Hervé Hoppenot: Okay. So I think the first question was about the efficiency of the spending. So as you see, I mean, we have in our P&L, we had a relatively — this quarter, we had a very flat SG&A and a relatively slower growing R&D. And that is what we have been speaking about for years now is basically growing the top-line at a faster rate than we are growing both components of the expenses and increasing leverage. So that’s sort of happening. They are depending on the event on the quarterly, it is not always at the same rate, but it is clearly the direction that we are taking. Concerning the buyback, I spoke about it. What I’m basically saying is that nothing is excluded from discussions, and that is something that is certainly part of the current dialogue. And now in the dermatology, maybe Pablo, if you want to speak about, or Steven, on the –.
Steven Stein: I’m happy to comment. Look, I think what we are building is an important portfolio of first-in-class or best-in-class in some cases, best-in-disease medicines in the — I would expand the questions in the inflammation space. And I think, that was a key driver of the acquisition of Escient to complement that with two first-in-class medicines, 262 and 547, that can really address a range of indications. We believe that — that added to the portfolio that we have with povorcitinib, which is [prurigo] (ph) pipeline within a drug, we can win across a range of indications by providing patients and payers with a portfolio approach to some of these diseases, including prurigo nodularis, atopic dermatitis and now the new inflammatory diseases.
Operator: Thank you. Our next question is coming from Ren Benjamin from Citizens JMP.
Ren Benjamin: Hi, great. Thanks for taking the question. Just a couple of quick ones. One on Jakafi XR. Can you provide any sort of an update as to how that’s progressing? And as you think about the strategy going forward, is this something that you are already starting to evaluate in combinations? Or do you only start doing that after an approval? And then just as a follow-up, tafasitamab, just wanted to get your thoughts on the FL-MCL data that’s coming out. Is this — is really going to be meaningful from a commercial perspective as the real opportunity in first-line DLBCL, which is expected in 2025? Thanks.

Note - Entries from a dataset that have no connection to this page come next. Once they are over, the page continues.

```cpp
__global__ void bilinear_up2_ac_pair_kernel(const float* __restrict__ in, float* __restrict__ out, int N, int H, int W, int C) {
    const int cv = C / 8, OH = 2 * H, OW = 2 * W;
    const float sh = (OH > 1) ? (float)(H - 1) / (float)(OH - 1) : 0.f;
    const float sw = (OW > 1) ? (float)(W - 1) / (float)(OW - 1) : 0.f;
    const long long total = (long long)N * OH * OW * cv;
    TT_GRID_STRIDE(i, total) {
        const int c = (int)(i % cv);
        long long r = i / cv;
        const int ox = (int)(r % OW); r /= OW;
        const int oy = (int)(r % OH);
        const long long n = r / OH;
        const float fy = sh * oy, fx = sw * ox;
        const int y0 = (int)fy, x0 = (int)fx;
        const int y1 = min(y0 + 1, H - 1), x1 = min(x0 + 1, W - 1);
        const float ly = fy - y0, lx = fx - x0;
        const float* base = in + n * H * W * C + c * 8;
        float v[8];
#pragma unroll
        for (int h = 0; h < 2; ++h) {
            Vec<float> a, b, cc, d;
            a.load(base + ((long long)y0 * W + x0) * C + 4 * h);
            b.load(base + ((long long)y0 * W + x1) * C + 4 * h);
            cc.load(base + ((long long)y1 * W + x0) * C + 4 * h);
            d.load(base + ((long long)y1 * W + x1) * C + 4 * h);
#pragma unroll
            for (int k = 0; k < 4; ++k) {
                const float top = (1.f - lx) * a.v[k] + lx * b.v[k];
                const float bot = (1.f - lx) * cc.v[k] + lx * d.v[k];
                v[4 * h + k] = (1.f - ly) * top + ly * bot;
            }
        }
        uint32_t hi[4], lo[4];
#pragma unroll
        for (int e = 0; e < 4; ++e) {
            hi[e] = pack_bf16x2(v[2 * e], v[2 * e + 1]);
            lo[e] = pack_bf16x2(v[2 * e] - __uint_as_float(hi[e] << 16), v[2 * e + 1] - __uint_as_float(hi[e] & 0xffff0000u));
        }
        float* g = out + (i / cv) * C + (c >> 1) * 16 + (c & 1) * 4;
        *reinterpret_cast<uint4*>(g) = make_uint4(hi[0], hi[1], hi[2], hi[3]);
        *reinterpret_cast<uint4*>(g + 8) = make_uint4(lo[0], lo[1], lo[2], lo[3]);
    }
}

template <typename T>
__global__ __launch_bounds__(256) void spatial_pool_kernel(const T* __restrict__ in, float* __restrict__ out,
                                                           int HW, int C, int cstride, int coff, int mode) {
    const int n = blockIdx.y;
    const int c = blockIdx.x * 64 + (threadIdx.x & 63);
    const int part = threadIdx.x >> 6;
    float s = 0.f, m = -INFINITY;
    if (c < C) {
        const T* base = in + (long long)n * HW * cstride + coff + c;
        int p = part;
        for (; p + 28 < HW; p += 32) {
            float v[8];
// ... 352 lines not shown
```

### thinktwice_amd/lss.py

```python
import os

import torch

from . import _lib, camera, layers, ops, weights
from .layers import conv_from_sd, conv_from_weight, deconv2x2_from_sd, linear_from_sd, rows, unrows
from .registry import BACKBONES, NECKS, build_neck


class _ResNet50:

    def __init__(self, sd, p, dtype, device):
        vec = weights.vec_of(dtype)
        self.cin_pad = vec
        self.stem = conv_from_sd(sd, p + ".conv1", dtype, device, bn=p + ".bn1", stride=2, pad=3, act="relu",
                                 cin_pad=vec)
        self.stem_rr, self.stem_rr_x3 = None, None
        if weights.storage_dtype(dtype) != torch.float32:
            w = sd[p + ".conv1.weight"].to(device)
            wr = torch.zeros(w.shape[0], 7, 1, 64, dtype=dtype, device=device)
            wr[:, :, 0, :56] = torch.nn.functional.pad(w.permute(0, 2, 3, 1), (0, 5)).reshape(w.shape[0], 7, 56).to(dtype)
            self.stem_rr = wr.contiguous()
        elif dtype == weights.X3 and os.environ.get("TT_X3_STEM_ROWRUN", "1") == "1":
            w = sd[p + ".conv1.weight"].to(device).float()
            wr = torch.zeros(w.shape[0], 7, 1, 32, dtype=torch.float32, device=device)
# ... 340 lines not shown
    def _seg_net(self, bufs):
        cat2, cat3, cat4, e4 = bufs
        self.up["unet_layer4"](e4, out=cat4, out_coff=0)
        d4 = self.upc["unet_layer4"](cat4)
        self.up["unet_layer3"](d4, out=cat3, out_coff=0)
        d3 = self.upc["unet_layer3"](cat3)
        self.up["unet_layer2"](d3, out=cat2, out_coff=0)
        d2 = self.upc["unet_layer2"](cat2)
        from . import autodiff
        NI, h2, w2, _ = d2.shape
        H, W = 2 * h2, 2 * w2
        fused = autodiff.TAPE is None and not layers.BN_TRAIN and self.dtype == torch.float32
        x3 = self.u0a.w_x3 is not None
        p_up = x3 and ops.pair_ok(NI * H * W, 128, 64)
        p_mid = fused and x3 and self.seg_fused.w_x3 is not None and ops.pair_ok(NI * H * W, 64, self.seg_fused.w.shape[0])
        d1 = self.u0a(ops.bilinear_up2(d2, out_pair=p_up), in_pair=p_up, out_pair=p_mid)
        seg = torch.zeros(NI, H, W, self.seg_cp, dtype=self.dtype, device=d1.device)
        if fused:
            self.seg_fused(d1, out=seg, in_pair=p_mid)
        else:
            self.conv_last(self.u0b(d1), out=seg)
        return seg

    def geometry(self, gm, batch_size, num_cams):
        return ops.frustum_voxel_index(self._frustum_dev, gm, self.grid.lower, self.grid.voxel_size.tolist(),
                                       batch_size, num_cams)

    @staticmethod
    def host_constants(img_metas, num_cams=4):
        mats = camera.stack_img_metas(img_metas, num_cams)
        return {"gm": camera.geometry_matrices(mats, -1), "mlp_in": camera.depth_mlp_input(mats),
# ... 81 lines not shown
```

### thinktwice_amd/ops.py

```python
import ctypes
import os

import torch

from . import _lib
from ._lib import (TT_BF16, TT_F16, TT_F32, TTError, check, clear_device_faults, cur_stream, device_faults, lib, ptr,
                   raise_on_device_fault, require_cuda)


def dtype_code(t):
    if t.dtype == torch.float32:
        return TT_F32
    if t.dtype == torch.bfloat16:
        return TT_BF16
    if t.dtype == torch.float16:
        return TT_F16
    raise _lib.TTError(f"unsupported dtype {t.dtype}")


def frustum_voxel_index(frustum, mats, voxel_lo, voxel_size, batch_size, num_cams, want_f32=False):
    require_cuda(frustum, mats)
    assert frustum.is_contiguous() and mats.is_contiguous()
    D, fH, fW, _ = frustum.shape
    geom = torch.empty(batch_size, num_cams * D * fH * fW, 3, dtype=torch.int32, device=frustum.device)
# ... 58 lines not shown
        ("in_cstride", ctypes.c_int), ("in_coff", ctypes.c_int), ("in_nstride", ctypes.c_longlong),
        ("weight", ctypes.c_void_p), ("Cout", ctypes.c_int), ("KH", ctypes.c_int), ("KW", ctypes.c_int),
        ("stride", ctypes.c_int), ("pad", ctypes.c_int), ("dil", ctypes.c_int),
        ("out", ctypes.c_void_p), ("OH", ctypes.c_int), ("OW", ctypes.c_int), ("out_cstride", ctypes.c_int),
        ("out_coff", ctypes.c_int), ("out_nstride", ctypes.c_longlong),
        ("pixel_shuffle2", ctypes.c_int),
        ("scale", ctypes.c_void_p), ("shift", ctypes.c_void_p),
        ("shift_n", ctypes.c_void_p), ("shift_n_mod", ctypes.c_int),
        ("res1", ctypes.c_void_p), ("res1_cstride", ctypes.c_int), ("res1_coff", ctypes.c_int),
        ("res2", ctypes.c_void_p), ("res2_cstride", ctypes.c_int), ("res2_coff", ctypes.c_int),
        ("act", ctypes.c_int), ("dtype", ctypes.c_int), ("out_dtype", ctypes.c_int),
        ("gather_idx", ctypes.c_void_p), ("m_dev", ctypes.c_void_p), ("splitk_ws", ctypes.c_void_p),
        ("weight_x3", ctypes.c_void_p), ("row_perm", ctypes.c_void_p), ("row_mask", ctypes.c_void_p),
        ("splitk_slices", ctypes.c_int), ("in_pair", ctypes.c_int), ("out_pair", ctypes.c_int),
        ("weight_h2", ctypes.c_void_p), ("out2", ctypes.c_void_p), ("out2_cstride", ctypes.c_int), ("out2_coff", ctypes.c_int),
        ("res1_up_h", ctypes.c_int), ("res1_up_w", ctypes.c_int), ("res1_f32", ctypes.c_int),
    ]
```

Steven Stein: So Ren, it’s Steven answering your question. So as Pablo said in remarks earlier this year, the XR process is underway with the regulators in terms of doing bioavailability and then followed by BE work. That will include stability it’s about a two-year process, which we expect to complete in a way in time for the LOE. And the idea there is obviously to have the once daily available in time. It doesn’t change any of our FDC work. We can still do fixed-dose combination work with [BET and ALKs] (ph) as we need to do, and we continue to progress those. In terms of tafasitamab, the studies are complete, both in mind and front mine. So the low-grade follicular and marginal zone lymphoma study will be in the second half of this year.
And in the first-line diffuse large B-cell lymphoma probably in Q1 2025. And we await that data. We know we have an active — very active and well-tolerated regimen in lymphomas, and we look forward to that data. As someone also brought up earlier there, and Pablo said, there is also interest now potentially in autoimmune work with CD19 antibodies, and that’s something we’re just looking at, at the moment. To the meat of your question, yes we very much expect the data to be meaningful with a well-tolerated active regimen, and we look forward to those data sets. Thanks.